MiniOneRec is the first fully open-source generative recommendation framework, which provides an end-to-end workflow spanning SID construction, supervised fine-tuning (SFT), and recommendation-oriented reinforcement learning (RL).


📢 Announcement

  • 2026-01-04 — Regarding the potential discrepancies between the reproduced results based on the Instruct model and our reported metrics, please check whether the CC metric in the evaluation log is non-zero (refer to calc.py). If it is non-zero, it indicates that the model is still generating a large number of invalid items, and constrained decoding has not been successful. We suspect this issue may be related to the versions of dependencies such as the transformer library, and we are still investigating the cause to provide a universal solution. In the meantime, you may switch the Instruct model to a base model, such as Qwen2.5-base, to avoid this problem.

  • 2025-12-04 — We update new scripts to support processing the Amazon23 dataset.

  • 2025-12-01 — We fix a bug in data.py that could cause the SID–item alignment task to see the answers in advance. This was because we had previously attempted to use partial trajectories to guide the full SID–item generation and does not affect the model performance.

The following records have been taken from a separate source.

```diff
@@ -1656,8 +1687,9 @@
     a.CB = CB;
     a.COB = COB;
     const bool dg = o.relu_mask != nullptr || o.pool_dx != nullptr || o.p16 != nullptr;
+    const bool pooled = o.pool_dx != nullptr;
     int units = 0;
-    const int R = rowconv_rows(g, dg, &units);
+    const int R = rowconv_rows(g, dg, pooled, &units);
     const bool seg = rowconv_seg(g);
     const int Wk = seg ? 0 : g.w;
     int ks = 0;
@@ -1675,7 +1707,7 @@
         a.nbands = g.h / R;
         a.ngb = ((g.n + G - 1) / G) * a.nbands;
         a.ngb4 = (a.ngb + 3) / 4 * 4;
-        ks = rowconv_ks(g, dg);
+        ks = rowconv_ks(g, dg, pooled);
         a.wgs = ks > 0 ? COB * a.ngb : COB * a.ngb4 / 4;
     }
     a.wmajor = rowconv_wmajor(xb, wb);
@@ -1714,7 +1746,7 @@
     if (o.p16 != nullptr && (!dg || !rowconv_p16_ok(g, o.pool_dx != nullptr))) return hipErrorInvalidValue;
     if (o.pool_out != nullptr && (R % 2 != 0 || g.h % 2 != 0)) return hipErrorInvalidValue;
     if (mode == RC_FUSED) {
-        if (bar == nullptr || err == nullptr || epoch == 0 || !rowconv_fused_ok(g, dg)) return hipErrorInvalidValue;
+        if (bar == nullptr || err == nullptr || epoch == 0 || !rowconv_fused_ok(g, dg, pooled)) return hipErrorInvalidValue;
         return dg ? launch_rc<RC_FUSED, true>(Wk, R, a.wgs, a, st, ks) : launch_rc<RC_FUSED, false>(Wk, R, a.wgs, a, st, ks);
     }
     int grid = a.wgs;
diff --git a/mandheling-dsp-training_amd/niti_amd/_lib.py b/mandheling-dsp-training_amd/niti_amd/_lib.py
--- a/mandheling-dsp-training_amd/niti_amd/_lib.py
+++ b/mandheling-dsp-training_amd/niti_amd/_lib.py
@@ -160,6 +160,7 @@
         "niti_execution_status": (ci, [vp, vp]),
         "niti_diag_rowconv_barrier": (None, [C.c_uint32, C.c_uint32]),
         "niti_diag_rowconv_speculate": (None, [C.c_int]),
+        "niti_diag_rowconv_rows1": (None, [C.c_int]),
         "niti_diag_gemm_speculate": (None, [C.c_int]),
         "niti_diag_gemm_fused_launches": (C.c_ulonglong, []),
         "niti_diag_head_chain_launches": (C.c_ulonglong, []),
@@ -181,6 +182,8 @@
         "niti_conv_fwd_phase1": (ci, [C.POINTER(Geom), vp, vp, vp, vp, vp, C.c_size_t, vp]),
         "niti_conv_rows_ok": (ci, [C.POINTER(Geom)]),
         "niti_conv_rows_plan": (ci, [C.POINTER(Geom), ci, C.POINTER(ci), C.POINTER(ci), C.POINTER(ci), C.POINTER(ci)]),
+        "niti_conv_rows_plan2": (ci, [C.POINTER(Geom), ci, ci, C.POINTER(ci), C.POINTER(ci), C.POINTER(ci),
+                                      C.POINTER(ci)]),
         "niti_nhwc16_to_c32": (ci, [vp, ci, ci, ci, ci, vp, vp]),
         "niti_weights_to_wf": (ci, [vp, ci, ci, ci, ci, vp, vp]),
         "niti_conv_fwd_rows": (ci, [C.POINTER(Geom), vp, vp, vp, vp, vp, ci, vp, vp, vp, ci, vp, vp, C.c_uint32, vp,
diff --git a/mandheling-dsp-training_amd/niti_amd/ops.py b/mandheling-dsp-training_amd/niti_amd/ops.py
--- a/mandheling-dsp-training_amd/niti_amd/ops.py
+++ b/mandheling-dsp-training_amd/niti_amd/ops.py
@@ -198,10 +198,15 @@
     return bool(L.lib().niti_conv_rows_ok(C.byref(g)))
 
 
-def conv_rows_plan(g: L.Geom, dgrad=False):
+def conv_rows_plan(g: L.Geom, dgrad=False, pooled=False):
     w, r, ks, wgs = C.c_int(), C.c_int(), C.c_int(), C.c_int()
-    if not L.lib().niti_conv_rows_plan(C.byref(g), 1 if dgrad else 0, C.byref(w), C.byref(r), C.byref(ks),
-                                       C.byref(wgs)):
+    if pooled:
+        ok = L.lib().niti_conv_rows_plan2(C.byref(g), 1 if dgrad else 0, 1, C.byref(w), C.byref(r), C.byref(ks),
+                                          C.byref(wgs))
+    else:
+        ok = L.lib().niti_conv_rows_plan(C.byref(g), 1 if dgrad else 0, C.byref(w), C.byref(r), C.byref(ks),
+                                         C.byref(wgs))
+    if not ok:
         return None
     return w.value, r.value, ks.value, wgs.value
 
```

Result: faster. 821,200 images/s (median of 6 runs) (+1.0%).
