@@ -1754,9 +1798,7 @@
                 bwd_solve_R_blocked(zv, nZ);
                 PROF2_ADD(PR_RSOLVE);
             } else {
-                double* rinv = V_(dy);
-                QP_U1 for (int k = lane; k < nZ; k += TEAM) rinv[k] = 1.0 / R_(k, k);
-                SYNC();
+                const double* rinv = V_(dy);
                 QP_U1 for (int k = 0; k < nZ; k++) {
                     double uk = quot(zv[k], R_(k, k), rinv[k]);
                     SYNC();
@@ -1786,8 +1828,7 @@
             SYNC();
             }
         }
-        mulH(dx, t1);
-        QP_U1 for (int i = lane; i < nV; i += TEAM) t1[i] += dgvec[i];
+        QP_U1 for (int i = lane; i < nV; i += TEAM) t1[i] = H_row(pat, Hv, dx, i) + dgvec[i];
         QP_U1 for (int i = lane; i < nT; i += TEAM) dy[i] = 0.0;
         SYNC();
         if (nAC > 0) {
@@ -1809,51 +1850,56 @@
             solve_Tt(yv, t3);
             QP_U1 for (int i = lane; i < nAC; i += TEAM) dy[nV + AC[i]] = t3[i];
             SYNC();
-            mulAT(dy + nV, t2);
-            QP_U1 for (int i = lane; i < nV; i += TEAM) if (sB[i] != 0) dy[i] = t1[i] - t2[i];
+            QP_U1 for (int i = lane; i < nV; i += TEAM) if (sB[i] != 0) dy[i] = t1[i] - AT_col(pat, Av, dy + nV, i);
         } else {
             QP_U1 for (int i = lane; i < nV; i += TEAM) if (sB[i] != 0) dy[i] = t1[i];
         }
-        SYNC();
-    }
-
+        QP_U1 for (int r = lane; r < nC; r += TEAM) dAx[r] = A_row(pat, Av, dx, r);
+        SYNC();
+    }
+
+    static __device__ QP_FN void stationarity_gradient_tail() {
+        QP_CTX QP_PAT
+        double* g = V_(g);
+        const double *t1 = V_(t1), *y = V_(y), *Av = V_(Av);
+        QP_U1 for (int i = lane; i < nV; i += TEAM) g[i] = AT_col(pat, Av, y + nV, i) + y[i] - t1[i];
+        SYNC();
+    }
     static __device__ QP_FN void stationarity_gradient() {
         QP_CTX
-        double *g = V_(g), *t1 = V_(t1), *t2 = V_(t2);
-        const double *x = V_(x), *y = V_(y);
-        mulAT(y + nV, t2);
-        mulH(x, t1);
-        QP_U1 for (int i = lane; i < nV; i += TEAM) g[i] = t2[i] + y[i] - t1[i];
-        SYNC();
+        mulH(V_(x), V_(t1));
+        stationarity_gradient_tail();
     }
     static __device__ QP_FN void drift_correction() {
-        QP_CTX
-        double *x = V_(x), *y = V_(y), *Ax = V_(Ax), *lb = V_(lb), *ub = V_(ub), *lbA = V_(lbA), *ubA = V_(ubA);
+        QP_CTX QP_PAT
+        double *x = V_(x), *y = V_(y), *Ax = V_(Ax), *lb = V_(lb), *ub = V_(ub), *lbA = V_(lbA), *ubA = V_(ubA), *t1 = V_(t1);
+        const double *Av = V_(Av), *Hv = V_(Hv);
         const short *sB = sB_, *sC = sC_;
-        mulA(x, Ax);
         QP_U1 for (int i = lane; i < nV; i += TEAM) {
             int s = sB[i]; double xi = x[i];
             if (s < 0) { lb[i] = xi; if (ub[i] < xi) ub[i] = xi; if (y[i] < 0) y[i] = 0.0; }
             else if (s > 0) { ub[i] = xi; if (lb[i] > xi) lb[i] = xi; if (y[i] > 0) y[i] = 0.0; }
             else { if (lb[i] > xi) lb[i] = xi; if (ub[i] < xi) ub[i] = xi; y[i] = 0.0; }
+            t1[i] = H_row(pat, Hv, x, i);
         }
         QP_U1 for (int i = lane; i < nC; i += TEAM) {
-            int s = sC[i]; double ax = Ax[i];
+            int s = sC[i]; double ax = A_row(pat, Av, x, i);
+            Ax[i] = ax;
             if (s < 0) { lbA[i] = ax; if (ubA[i] < ax) ubA[i] = ax; if (y[nV + i] < 0) y[nV + i] = 0.0; }
             else if (s > 0) { ubA[i] = ax; if (lbA[i] > ax) lbA[i] = ax; if (y[nV + i] > 0) y[nV + i] = 0.0; }
             else { if (lbA[i] > ax) lbA[i] = ax; if (ubA[i] < ax) ubA[i] = ax; y[nV + i] = 0.0; }
         }
         SYNC();
-        stationarity_gradient();
+        stationarity_gradient_tail();
     }
     static __device__ QP_FN void ramping() {
-        QP_CTX
-        double *x = V_(x), *y = V_(y), *Ax = V_(Ax), *lb = V_(lb), *ub = V_(ub), *lbA = V_(lbA), *ubA = V_(ubA);
+        QP_CTX QP_PAT
+        double *x = V_(x), *y = V_(y), *Ax = V_(Ax), *lb = V_(lb), *ub = V_(ub), *lbA = V_(lbA), *ubA = V_(ubA), *t1 = V_(t1);
+        const double *Av = V_(Av), *Hv = V_(Hv);
         const short *sB = sB_, *sC = sC_;
         const int ramp_offset = hdr[2];
         const int nRamp = nV + nC + nC + nV;
         const double r0 = 0.5, r1 = 1.0;
-        mulA(x, Ax);
         QP_U1 for (int i = lane; i < nV; i += TEAM) {
             double tP = (double)((i + ramp_offset) % nRamp) / (double)(nRamp - 1);
             double rP = (1.0 - tP) * r0 + tP * r1;
@@ -1867,13 +1913,15 @@
             if (s < 0) { lb[i] = xi; y[i] = rD; }
             if (s > 0) { ub[i] = xi; y[i] = -rD; }
             if (s == 0) y[i] = 0.0;
+            t1[i] = H_row(pat, Hv, x, i);
         }
         QP_U1 for (int i = lane; i < nC; i += TEAM) {
             double tP = (double)((nV + i + ramp_offset) % nRamp) / (double)(nRamp - 1);
             double rP = (1.0 - tP) * r0 + tP * r1;
             double tD = (double)((nV + nC + nV + i + ramp_offset) % nRamp) / (double)(nRamp - 1);
             double rD = (1.0 - tD) * r0 + tD * r1;
-            double ax = Ax[i];
+            double ax = A_row(pat, Av, x, i);
+            Ax[i] = ax;
             double sca = fabs(ax) > 1.0 ? fabs(ax) : 1.0;
             int s = sC[i];
             if (s >= 0) lbA[i] = ax - sca * rP;
@@ -1883,29 +1931,25 @@
             if (s == 0) y[nV + i] = 0.0;
         }
         SYNC();
-        stationarity_gradient();
         if (lane == 0) hdr[2] = ramp_offset + 1;
-        SYNC();
+        stationarity_gradient_tail();
     }
 
     static __device__ QP_FN int ensure_li(int c, int v, int status) {
         QP_CTX QP_PAT
         const int nFR = hdr[0], nAC = hdr[1], nZ = nFR - nAC;
-        double *xiC = V_(zv), *xiB = V_(dx), *yv = V_(yv), *t2 = V_(t2), *t3 = V_(t3), *y = V_(y);
-        const double *w = V_(w), *Av = V_(Av);
+        double *xiC = V_(zv), *xiB = V_(dx), *t3 = V_(t3), *y = V_(y), *w = V_(w);
+        const double* Av = V_(Av);
         const short *sB = sB_, *sC = sC_, *AC = AC_, *posAC = posAC_;
-        QP_U1 for (int j = nZ + lane; j < nFR; j += TEAM) yv[j] = w[j];
-        SYNC();
-        solve_Tt(yv, xiC);
+        (void)nZ;
+        solve_Tt(w, xiC);
         QP_U1 for (int i = lane; i < nC; i += TEAM) { int p = posAC[i]; t3[i] = (p >= 0) ? xiC[p] : 0.0; }
         SYNC();
-        mulAT(t3, t2);
         QP_U1 for (int i = lane; i < nV; i += TEAM) {
             if (sB[i] == 0) { xiB[i] = 0.0; continue; }
             double ai = (c >= 0) ? A_entry(pat, Av, c, i) : 0.0;
-            xiB[i] = ai - t2[i];
-        }
-        SYNC();
+            xiB[i] = ai - AT_col(pat, Av, t3, i);
+        }
         const double sgn = (status < 0) ? 1.0 : -1.0;
         double best = QP_INFTY; int bpos = 0x7fffffff;
         QP_U1 for (int i = lane; i < nAC; i += TEAM) {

  • 2025-11-20 — The SID construction method in RQ-Kmeans+ has been updated (first proposed in GPR and this is the first open-source reproduction).

  • 2025-11-19 — We implemented a multi-GPU parallel text-to-embedding method based on Accelerate, which is significantly more efficient than the original version: rq/text2emb/amazon_text2emb.py

  • 2025-11-19 — The SID construction method in constrained-RQ-Kmeans has been updated.

  • 2025-11-07 — Thank you for submitting issues! Based on your feedback, we have released a new implementation. If you encounter any problems while running the code, please update to and consult the latest version first.

  • 2025-11-07 — You can now choose to freeze the LLM parameters during the SFT stage and train only the embeddings for the newly added SID vocabulary.

  • 2025-10-31 — You can now directly download the implementation checkpoints of our MiniOnRec model.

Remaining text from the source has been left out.